Have you ever had to do a literature review as part of a research project and thought "I wish there was a quicker way of doing this"? This code aims to create that quicker way by developing a supervised-learning based extractive summarisation system for the summarisation of scientific papers.
For more information on the project, please see:
Ed Collins, Isabelle Augenstein, Sebastian Riedel. A Supervised Approach to Extractive Summarisation of Scientific Papers. To appear in Proceedings of CoNLL, July 2017.
Ed Collins. A supervised approach to extractive summarisation of scientific papers. UCL MEng thesis, May 2017.
The various code files and folders are described here. Note that the data used is not uploaded here but nonetheless the repository is still over 1GB in size.
- Analysis - A folder containing code used to analyse the generated summaries and create various pretty graphs. It is not essential to the functioning of the summarisers and will not work without the data.
- DataTools - Contains files for manipulating and preprocessing the data.

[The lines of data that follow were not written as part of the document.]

extern "C" int PP_FN(pp_bn_lrelu_bwd_eval_wgrad_c1)(const pp_act* dy, int ld_dy, const pp_act* y, int ld_y, const float* scale,
                                             const float* gamma, const float* beta, const pp_act* x, int ld_x, int H, int W,
                                             float* dw_o1hw, int accumulate_dw, float* dgamma, float* dbeta,
                                             float* dbias_conv, int accumulate_param_grads, int C, int P_total, float slope,
                                             void* workspace, size_t workspace_bytes, void* stream) {
  hipStream_t s = (hipStream_t)stream;
  if (int rc = bn_check(y, ld_y, C, P_total, 1)) return rc;
  PP_CHECK_ARG(dy && scale && gamma && beta && slope > 0.f, "bn_lrelu_bwd_eval_wgrad_c1: null pointer / slope");
  PP_CHECK_ARG(ld_dy % 4 == 0 && ld_dy >= C && ((uintptr_t)dy & PP_ACT_ALIGN) == 0 && ((uintptr_t)scale & 15) == 0,
               "bn_lrelu_bwd_eval_wgrad_c1: bad dy / scale");
  if (int rc = wg1_check(x, ld_x, H, W, P_total, dw_o1hw, C, workspace, workspace_bytes,
                         PP_FN(pp_bn_lrelu_bwd_wgrad_c1_workspace)(C, P_total, 1))) return rc;
  ColPlan p0 = col_plan(C, P_total, 1), p = wg1_plan(C, P_total, 1);
  double* partial = reinterpret_cast<double*>(((uintptr_t)workspace + 15) & ~(uintptr_t)15);
  float* part = reinterpret_cast<float*>(partial + (size_t)(p.nblk > p0.nblk ? p.nblk : p0.nblk) * 2 * C) + (size_t)3 * C;
  pp_prof_begin(PP_K_BN, 0.0, 8.0 * (double)P_total * C, s);
  hipLaunchKernelGGL(bn_bwd_wg1_kernel<true>, dim3(p.nblk, 1), dim3(NORM_THREADS), 0, s, dy, ld_dy, y, ld_y, scale, scale, scale,
                     scale, scale, C, P_total, p.chunk, p.rows, slope, 1.0f / slope, partial, Wg1Args{x, ld_x, H, W, part});
  hipLaunchKernelGGL(bn_bwd_eval_finalize_kernel, dim3(pp_cdiv(C, FIN_CH)), dim3(FIN_CH * FIN_SL), 0, s, partial, p.nblk, C,
                     gamma, beta, scale, dgamma, dbeta, dbias_conv, accumulate_param_grads);
  hipLaunchKernelGGL(wg1_finalize_kernel, dim3(pp_cdiv(C * 9, FIN_CH)), dim3(FIN_CH * FIN_SL), 0, s, part, p.nblk, C * 9, dw_o1hw,
                     accumulate_dw);
  pp_prof_end(s);
  return pp_launch_status("bn_lrelu_bwd_eval_wgrad_c1");
}
#ifndef PP_ACT_16
#define GN_THREADS 256

__device__ __forceinline__ void gn_block_sum2(double (*red)[GN_THREADS], double& a, double& b) {
  const int tid = threadIdx.x;
  red[0][tid] = a;
  red[1][tid] = b;
  __syncthreads();
#pragma unroll
  for (int o = GN_THREADS / 2; o > 0; o >>= 1) {
    if (tid < o) { red[0][tid] += red[0][tid + o]; red[1][tid] += red[1][tid + o]; }
    __syncthreads();
  }
  a = red[0][0];
  b = red[1][0];
}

The most important file is
useful_functions.py
which contains many important functions used to run the system. - Evaluation - Contains code to evaluate summaries and calculate the ROUGE-L metric, with thanks to hapribot.
- Models - Contains the code which constructs and trains each of the supervised learning modules that form the core of the summarisation system. All written in TensorFlow.
- Summarisers - Contains the code which takes the trained models and uses them to actually create summaries of papers.
- Visualisations - Contains code which visualises summaries by colouring them and saving them as HTML files. This is not essential to run the system.
- Word2Vec - Contains the code necessary to train the Word2Vec model used for word embeddings. The actual trained Word2Vec model is not uploaded because it is too large.
- DataDownloader - Contains code to download and parse the original XML paper files into the format currently used by this system - where each section title is delineated by "@&#" so the paper can easily be read and split into constituent sections by reading the whole paper as a string and splitting the string on this symbol which is very unlikely to ever occur in the text. The important file is
acquire_data.py
.
Before attempting to run this code you should setup a suitable virtualenv using Python 2.7. Install all of the requirements listed in requirements.txt
with pip install -r requirements.txt
.
To then run this code you will need paper data in the following format: every paper is in a directory and is a .txt
file, where the section headings of every section in the paper are surrounded on both sides by the symbol "@&#". You will also need to create a stopword list and list of permitted paper section titles and a word embedding model. Finally you will need to create dictionaries which keep bag of words representations of every paper for calculating features. Finally you will also need to update all the paths currently listed in the project so that they match your own. You will then need to update the loading functions in useful_functions.py
to load all of these things by changing the paths to point at the correct locations.
If you have read or are reading the MEng thesis or CoNLL paper corresponding to this code, then SAFNet = SummariserNet, SFNet = SummariserNetV2, SNet = LSTM, SAF+F Ens = EnsembleSummariser, S+F Ens = EnsembleV2Summariser.